The corresponding author of the study, Karandeep Singh, MD, MMSc, has raised important questions on Twitter about the downstream consequences of proprietary algorithms for clinical decision support. He likewise presents his recommendations, though all are anathema to the closed-source model for Epic’s sepsis model.

This specific research comes amid a backdrop of countless analogous automations introduced throughout the COVID-19 pandemic.

For example, Epic also introduced the fitting, if not ominously-named Deterioration Index for triaging COVID-19 patients. (For the moment, set aside any discomfort with investing in algorithms to ration hospital beds and ventilators, versus investing in supplying a sufficient inventory of hospital beds and ventilators.)

When not subject to external review, these algorithmic approaches often codify health inequities without necessary socioeconomic contextualization. They likewise may draw conclusions from historical medical episodes whose outcomes were contingent upon clinicians’ subjective judgment.

What outcomes can be expected from the machine learning models trained using a historic dataset of physician-recommended candidates for knee replacements, a procedure shown in some studies to be subliminally recommended to male patients three times more often than females?

What will a proprietary algorithm programatize from datasets of patients receiving treatment for spinal disorders, wherein patients that are treated as part of a worker’s compensation cases exhibit worse outcomes?

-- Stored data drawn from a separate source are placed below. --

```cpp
#ifndef BMPC_BLK_RED2
#define BMPC_BLK_RED2 1
#endif
template <bool TR, bool TL, int NW>
struct DevBlockExecT {
  static constexpr bool kTransform = TR;
  static constexpr bool kCoupLds = TL;
  using tab_ptr = typename std::conditional<TL, lint*, gint*>::type;
  int lane;
  ldouble* lds;
  tab_ptr tab;
  ldouble* eco;
  ldouble* red;
  static constexpr int nlanes = 64 * NW;
  static constexpr int kBatchDiv = NW;
  static constexpr bool kRowLanes = true;
  static constexpr int kTaskLanes = 4;
  static constexpr int kConeRegRows = NW == 4 ? 4 : 8;
  static constexpr int kConeBatch = NW == 4 ? 2 : 4;
  static constexpr int kRedMax = 16;
  __device__ double tsum(double v) const {
    v += dpp_d<0xB1>(v);
    v += dpp_d<0x4E>(v);
    return v;
  }
  template <int S>
  __device__ double tget(double v) const { return dpp_d<S | (S << 2) | (S << 4) | (S << 6)>(v); }
  __device__ double gsum(double v, int g) const { return group_reduce<0, kDppBlock>(v, g); }
  __device__ double gmax(double v, int g) const { return group_reduce<1, kDppBlock>(v, g); }
  __device__ double gmin(double v, int g) const { return group_reduce<2, kDppBlock>(v, g); }
  __device__ void sync() const { __syncthreads(); }
  __device__ bool uniform(bool b) const { return __builtin_amdgcn_readfirstlane((int)b) != 0; }
  template <int OP, int K>
  __device__ void reduce(double* v) const {
    static_assert(K <= kRedMax, "reduction scratch");
#pragma unroll
    for (int k = 0; k < K; ++k) v[k] = wave_reduce<OP, kDppBlock>(v[k]);
    const int wv = lane >> 6;
#if BMPC_BLK_RED2
    ldouble* turn = red + 2 * kRedMax * NW + wv;
    const int odd = __builtin_amdgcn_readfirstlane((int)*turn);
    ldouble* buf = red + (odd ? kRedMax * NW : 0);
    if ((lane & 63) == 0) {
#pragma unroll
      for (int k = 0; k < K; ++k) buf[k * NW + wv] = v[k];
      *turn = odd ? 0.0 : 1.0;
    }
#else
    ldouble* buf = red;
    __syncthreads();
    if ((lane & 63) == 0)
#pragma unroll
      for (int k = 0; k < K; ++k) red[k * NW + wv] = v[k];
// ... 515 lines not shown
```

### belief-planning_amd/csrc/bmpc_ipm.h

```cpp
#pragma once

#include <type_traits>

#include "bmpc_tree.h"
#include "bmpc_wave.h"

#ifndef BMPC_EQUIL
#define BMPC_EQUIL 1
#endif
#ifndef BMPC_EQUIL_ITERS
#define BMPC_EQUIL_ITERS 3
#endif
#ifndef BMPC_TS_POST_RB_MIN
#define BMPC_TS_POST_RB_MIN 8
#endif
#ifndef BMPC_TS_POST_RB
#define BMPC_TS_POST_RB 4
#endif
#ifndef BMPC_PAIR_REFINE
#define BMPC_PAIR_REFINE 1
#endif
#ifndef BMPC_BLK_WAVE_SUBST
#define BMPC_BLK_WAVE_SUBST 1
#endif
// ... 3455 lines not shown
            const int b = t.cone_b[k], ii = t.cone_i[k];
            on = col == P.oSig + b || col == P.oMup + b + ii || col == P.oMum + b + ii ||
                 (t.br_child0[c] >= 0 && col == P.oRho + c);
          } else {
            on = col == P.oJ || col == P.oRho;
          }
          if (on) m = fmax(m, 1.0 / (ge[t.cone_off[k]] * cf));
        }
        if (col < P.oMup) {
          const int b = col < P.oSig ? col - P.oRho : col - P.oSig;
          m = fmax(m, 1.0 / (ae[T * NX + b] * cf));
        } else if (col >= P.oMum && col < P.oS) {
          const int j = col - P.oMum;
          m = fmax(m, fabs(p[j] / P.desc.ralpha) / (ae[T * NX + j / P.m] * cf));
        }
      }
      cm[col] = m;
    }
    ex.sync();
    auto fac = [](double v) { return fabs(v) < 1e-6 ? 1.0 : sqrt(v); };
    for (int i = ex.lane; i < nv; i += ex.nlanes) xe[i] *= fac(cm[i]);
    for (int i = ex.lane; i < neq; i += ex.nlanes) ae[i] *= fac(am[i]);
    for (int i = ex.lane; i < nr; i += ex.nlanes) ge[i] *= fac(gm[i]);
    ex.sync();
  }
}

struct IpmResult {
  int exit_flag;
  int iters;
  double pcost;
};

template <class X, int NX, int NU>
BMPC_HD IpmResult ipm_solve(const X ex, const Ctx& C) {
  CPlan& P = *C.P;
  CLayout& L = *C.L;
  gdouble* ws = C.ws;
  const int nv = P.nv, neq = P.neq, nr = P.nrows;
  gdouble* x = ws + L.x;
  gdouble* y = ws + L.y;
  gdouble* z = ws + L.z;
  gdouble* s = ws + L.s;
  gdouble* lam = ws + L.lam;
  gdouble* x1 = ws + L.x1;
  gdouble* y1 = ws + L.y1;
  gdouble* z1 = ws + L.z1;
  gdouble* x2 = ws + L.x2;
  gdouble* y2 = ws + L.y2;
  gdouble* z2 = ws + L.z2;
  gdouble* dz = ws + L.dz;
  gdouble* ds = ws + L.ds;
  gdouble* rx = ws + L.rx;
  gdouble* ry = ws + L.ry;
  gdouble* rz = ws + L.rz;
  gdouble* hv = ws + L.hvec;
  gdouble* bv = ws + L.bvec;
  gdouble* tA = ws + L.ta;
  gdouble* tA2 = ws + L.ta2;
  gdouble* ya = ws + L.ya;
  gdouble* ra = ws + L.ra;
  gdouble* rb = ws + L.rb;
  gdouble* rc = ws + L.rc;
  const double feastol = P.desc.feastol, abstol = P.desc.abstol, reltol = P.desc.reltol;
  const double deg = (double)(P.nlp + P.ncones);
  IpmResult res{EXIT_MAXIT, 0, 0.0};
  BMPC_PROF(ws, L, PROF_TOTAL);
  BMPC_TIC(t_init);
// ... 262 lines not shown
#else
        lane_batch<8>(ex, 0, nv, [&](int i) { return x[i] + (alpha * x2[i]); }, [&](int i, double v) { x[i] = v; });
        lane_batch(ex, 0, neq, [&](int i) { return y[i] + (alpha * y2[i]); }, [&](int i, double v) { y[i] = v; });
#endif
        struct ZS { double z, s; };
        lane_batch<4>(ex, 0, nr, [&](int i) { return ZS{z[i] + alpha * z2[i], s[i] + alpha * rc[i]}; },
                   [&](int i, ZS v) { z[i] = v.z; s[i] = v.s; });
        tau += alpha * dtau;
        kap += alpha * dkap;
        ex.sync();
      }
    }
    if (!ok) {
      BMPC_TRACE("   backtrack (it %d) to the best iterate (it %d, score %.3e)\n", it, best_it, best_score);
      if (best_score < 1e300 && (ws[L.misc + MISC_BEST] != best_score || ws[L.misc + MISC_BEST + 1] != best_tau)) {
        res.exit_flag = EXIT_GUARD;
        res.iters = it;
        return res;
      }
      const bool inacc = bs_ok_cx && bs_pres < 1e-4 && bs_dres < 1e-4 &&
                         (bs_gap < 5e-5 || (bs_relgap >= 0.0 && bs_relgap < 5e-5));
      lane_batch<16>(ex, 0, nv, [&](int i) { return ws[L.bestx + i] / best_tau; }, [&](int i, double v) { ws[L.sol + i] = v; });
      ex.sync();
      res.exit_flag = inacc ? EXIT_OPTIMAL + EXIT_INACC : EXIT_NUMERICS;
      res.iters = it;
      res.pcost = bs_pcost;
      (void)best_it;
      return res;
    }
  }
  return res;
}

}
```

### belief-planning_amd/csrc/bmpc_plan.cpp

```cpp
#include <stdlib.h>
#include "bmpc_plan.h"

#include <algorithm>

#include <math.h>
#include <string.h>

#include <deque>

namespace bmpc {

namespace {
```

How can a closed-source model assure anyone that social contexts are considered in an algorithm’s development? How can external parties even validate the claims made by an algorithm’s proprietor? An article on the subject in the Journal of the American Medical Informatics Association describes ones such approach—

For example, a biomarker-based algorithm to diagnose ovarian cancer has a cost of $897 per patient (http://vermillion.com/2436-2/). Assume we want to validate this algorithm in a center that has 20% malignancies in the target population. If we want to recruit at least 100 patients in each outcome group, following current recommendations for validation studies, the study needs at least 500 patients. This implies a minimum cost of $448 500 in order to obtain useful information about whether this algorithm works in this particular center. It is important to emphasize this is just the cost required to judge whether the algorithm has any validity in this setting; there is no guarantee that it will be clinically useful.

That example shouldn’t be read cynically, as this philosophy—that you must pay to become a customer in order to be given the means to validate an algorithm—is part of Epic’s official retort to the Michigan Medicine publication. Their spokesperson stated to the industry website Health IT Analytics that—

The full mathematical formula and model inputs are available to administrators on their systems. Accuracy measurements and information on model training are also on Epic’s UserWeb, which is available to our customers.